[Opening Information given section]

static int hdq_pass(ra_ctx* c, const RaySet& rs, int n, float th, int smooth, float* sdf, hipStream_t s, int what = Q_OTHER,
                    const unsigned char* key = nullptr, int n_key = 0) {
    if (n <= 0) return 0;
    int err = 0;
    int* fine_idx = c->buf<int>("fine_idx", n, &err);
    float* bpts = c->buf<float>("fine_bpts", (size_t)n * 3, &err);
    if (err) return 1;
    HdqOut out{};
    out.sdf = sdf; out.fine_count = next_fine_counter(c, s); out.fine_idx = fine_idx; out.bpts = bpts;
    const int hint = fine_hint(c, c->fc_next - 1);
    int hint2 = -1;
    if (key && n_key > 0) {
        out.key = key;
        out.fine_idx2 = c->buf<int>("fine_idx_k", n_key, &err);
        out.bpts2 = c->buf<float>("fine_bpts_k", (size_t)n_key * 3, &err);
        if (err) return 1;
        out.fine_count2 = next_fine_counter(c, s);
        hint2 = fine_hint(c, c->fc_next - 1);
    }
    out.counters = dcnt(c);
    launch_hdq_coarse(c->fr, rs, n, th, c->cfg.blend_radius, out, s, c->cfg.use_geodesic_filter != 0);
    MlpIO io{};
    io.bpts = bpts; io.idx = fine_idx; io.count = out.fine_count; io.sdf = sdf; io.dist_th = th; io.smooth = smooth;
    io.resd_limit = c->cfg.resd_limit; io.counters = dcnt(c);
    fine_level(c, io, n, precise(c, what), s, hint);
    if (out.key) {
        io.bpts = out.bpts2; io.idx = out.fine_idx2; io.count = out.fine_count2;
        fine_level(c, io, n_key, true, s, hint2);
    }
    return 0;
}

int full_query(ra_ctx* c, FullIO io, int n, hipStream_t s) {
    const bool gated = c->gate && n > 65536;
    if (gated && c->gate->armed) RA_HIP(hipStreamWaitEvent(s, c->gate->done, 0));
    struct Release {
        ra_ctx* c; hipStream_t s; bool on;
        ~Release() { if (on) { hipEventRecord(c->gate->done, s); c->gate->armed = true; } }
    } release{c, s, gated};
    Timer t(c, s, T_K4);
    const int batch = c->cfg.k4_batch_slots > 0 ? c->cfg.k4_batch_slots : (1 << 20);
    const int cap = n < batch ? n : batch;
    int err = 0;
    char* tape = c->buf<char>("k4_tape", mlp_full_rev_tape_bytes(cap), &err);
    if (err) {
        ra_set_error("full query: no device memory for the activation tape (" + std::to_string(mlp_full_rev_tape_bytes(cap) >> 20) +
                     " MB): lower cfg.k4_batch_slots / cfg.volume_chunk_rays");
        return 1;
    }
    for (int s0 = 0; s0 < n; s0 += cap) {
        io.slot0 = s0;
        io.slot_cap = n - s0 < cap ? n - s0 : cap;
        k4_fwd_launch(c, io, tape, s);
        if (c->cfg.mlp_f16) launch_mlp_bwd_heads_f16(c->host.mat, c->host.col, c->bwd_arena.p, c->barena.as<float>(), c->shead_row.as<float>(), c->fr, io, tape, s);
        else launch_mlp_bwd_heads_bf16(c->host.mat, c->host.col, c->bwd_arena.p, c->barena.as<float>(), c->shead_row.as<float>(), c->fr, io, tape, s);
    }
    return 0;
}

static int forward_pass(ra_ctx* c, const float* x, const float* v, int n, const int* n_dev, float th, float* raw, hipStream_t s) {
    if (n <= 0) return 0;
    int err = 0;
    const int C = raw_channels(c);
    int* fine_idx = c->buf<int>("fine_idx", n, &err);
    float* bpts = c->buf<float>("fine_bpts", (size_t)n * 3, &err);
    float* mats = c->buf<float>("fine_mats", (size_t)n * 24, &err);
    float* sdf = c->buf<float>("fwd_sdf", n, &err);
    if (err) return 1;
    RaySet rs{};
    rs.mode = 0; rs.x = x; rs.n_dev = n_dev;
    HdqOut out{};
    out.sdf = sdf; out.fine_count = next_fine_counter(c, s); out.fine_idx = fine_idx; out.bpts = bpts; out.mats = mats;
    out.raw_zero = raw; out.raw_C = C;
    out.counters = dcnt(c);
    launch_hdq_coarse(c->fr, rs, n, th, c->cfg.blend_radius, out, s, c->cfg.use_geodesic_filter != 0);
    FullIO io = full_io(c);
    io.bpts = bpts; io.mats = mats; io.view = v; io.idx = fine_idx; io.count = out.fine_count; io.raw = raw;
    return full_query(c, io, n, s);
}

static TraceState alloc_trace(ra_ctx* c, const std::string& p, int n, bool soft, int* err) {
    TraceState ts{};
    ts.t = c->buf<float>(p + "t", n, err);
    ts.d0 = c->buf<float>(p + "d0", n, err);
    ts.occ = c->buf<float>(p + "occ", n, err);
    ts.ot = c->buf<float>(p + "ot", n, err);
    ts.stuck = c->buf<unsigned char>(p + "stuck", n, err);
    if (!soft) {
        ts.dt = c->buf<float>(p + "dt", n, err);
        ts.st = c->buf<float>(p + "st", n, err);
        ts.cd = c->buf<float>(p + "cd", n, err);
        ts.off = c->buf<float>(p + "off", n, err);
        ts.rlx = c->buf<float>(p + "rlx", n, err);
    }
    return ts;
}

[Closing Information given section]

Task goal:
Your task is to reproduce each entry exactly.

Exercise response:
static int hdq_pass(ra_ctx* c, const RaySet& rs, int n, float th, int smooth, float* sdf, hipStream_t s, int what = Q_OTHER,
                    const unsigned char* key = nullptr, int n_key = 0) {
    if (n <= 0) return 0;
    int err = 0;
    int* fine_idx = c->buf<int>("fine_idx", n, &err);
    float* bpts = c->buf<float>("fine_bpts", (size_t)n * 3, &err);
    if (err) return 1;
    HdqOut out{};
    out.sdf = sdf; out.fine_count = next_fine_counter(c, s); out.fine_idx = fine_idx; out.bpts = bpts;
    const int hint = fine_hint(c, c->fc_next - 1);
    int hint2 = -1;
    if (key && n_key > 0) {
        out.key = key;
        out.fine_idx2 = c->buf<int>("fine_idx_k", n_key, &err);
        out.bpts2 = c->buf<float>("fine_bpts_k", (size_t)n_key * 3, &err);
        if (err) return 1;
        out.fine_count2 = next_fine_counter(c, s);
        hint2 = fine_hint(c, c->fc_next - 1);
    }
    out.counters = dcnt(c);
    launch_hdq_coarse(c->fr, rs, n, th, c->cfg.blend_radius, out, s, c->cfg.use_geodesic_filter != 0);
    MlpIO io{};
    io.bpts = bpts; io.idx = fine_idx; io.count = out.fine_count; io.sdf = sdf; io.dist_th = th; io.smooth = smooth;
    io.resd_limit = c->cfg.resd_limit; io.counters = dcnt(c);
    fine_level(c, io, n, precise(c, what), s, hint);
    if (out.key) {
        io.bpts = out.bpts2; io.idx = out.fine_idx2; io.count = out.fine_count2;
        fine_level(c, io, n_key, true, s, hint2);
    }
    return 0;
}

int full_query(ra_ctx* c, FullIO io, int n, hipStream_t s) {
    const bool gated = c->gate && n > 65536;
    if (gated && c->gate->armed) RA_HIP(hipStreamWaitEvent(s, c->gate->done, 0));
    struct Release {
        ra_ctx* c; hipStream_t s; bool on;
        ~Release() { if (on) { hipEventRecord(c->gate->done, s); c->gate->armed = true; } }
    } release{c, s, gated};
    Timer t(c, s, T_K4);
    const int batch = c->cfg.k4_batch_slots > 0 ? c->cfg.k4_batch_slots : (1 << 20);
    const int cap = n < batch ? n : batch;
    int err = 0;
    char* tape = c->buf<char>("k4_tape", mlp_full_rev_tape_bytes(cap), &err);
    if (err) {
        ra_set_error("full query: no device memory for the activation tape (" + std::to_string(mlp_full_rev_tape_bytes(cap) >> 20) +
                     " MB): lower cfg.k4_batch_slots / cfg.volume_chunk_rays");
        return 1;
    }
    for (int s0 = 0; s0 < n; s0 += cap) {
        io.slot0 = s0;
        io.slot_cap = n - s0 < cap ? n - s0 : cap;
        k4_fwd_launch(c, io, tape, s);
        if (c->cfg.mlp_f16) launch_mlp_bwd_heads_f16(c->host.mat, c->host.col, c->bwd_arena.p, c->barena.as<float>(), c->shead_row.as<float>(), c->fr, io, tape, s);
        else launch_mlp_bwd_heads_bf16(c->host.mat, c->host.col, c->bwd_arena.p, c->barena.as<float>(), c->shead_row.as<float>(), c->fr, io, tape, s);
    }
    return 0;
}

static int forward_pass(ra_ctx* c, const float* x, const float* v, int n, const int* n_dev, float th, float* raw, hipStream_t s) {
    if (n <= 0) return 0;
    int err = 0;
    const int C = raw_channels(c);
    int* fine_idx = c->buf<int>("fine_idx", n, &err);
    float* bpts = c->buf<float>("fine_bpts", (size_t)n * 3, &err);
    float* mats = c->buf<float>("fine_mats", (size_t)n * 24, &err);
    float* sdf = c->buf<float>("fwd_sdf", n, &err);
    if (err) return 1;
    RaySet rs{};
    rs.mode = 0; rs.x = x; rs.n_dev = n_dev;
    HdqOut out{};
    out.sdf = sdf; out.fine_count = next_fine_counter(c, s); out.fine_idx = fine_idx; out.bpts = bpts; out.mats = mats;
    out.raw_zero = raw; out.raw_C = C;
    out.counters = dcnt(c);
    launch_hdq_coarse(c->fr, rs, n, th, c->cfg.blend_radius, out, s, c->cfg.use_geodesic_filter != 0);
    FullIO io = full_io(c);
    io.bpts = bpts; io.mats = mats; io.view = v; io.idx = fine_idx; io.count = out.fine_count; io.raw = raw;
    return full_query(c, io, n, s);
}

static TraceState alloc_trace(ra_ctx* c, const std::string& p, int n, bool soft, int* err) {
    TraceState ts{};
    ts.t = c->buf<float>(p + "t", n, err);
    ts.d0 = c->buf<float>(p + "d0", n, err);
    ts.occ = c->buf<float>(p + "occ", n, err);
    ts.ot = c->buf<float>(p + "ot", n, err);
    ts.stuck = c->buf<unsigned char>(p + "stuck", n, err);
    if (!soft) {
        ts.dt = c->buf<float>(p + "dt", n, err);
        ts.st = c->buf<float>(p + "st", n, err);
        ts.cd = c->buf<float>(p + "cd", n, err);
        ts.off = c->buf<float>(p + "off", n, err);
        ts.rlx = c->buf<float>(p + "rlx", n, err);
    }
    return ts;
}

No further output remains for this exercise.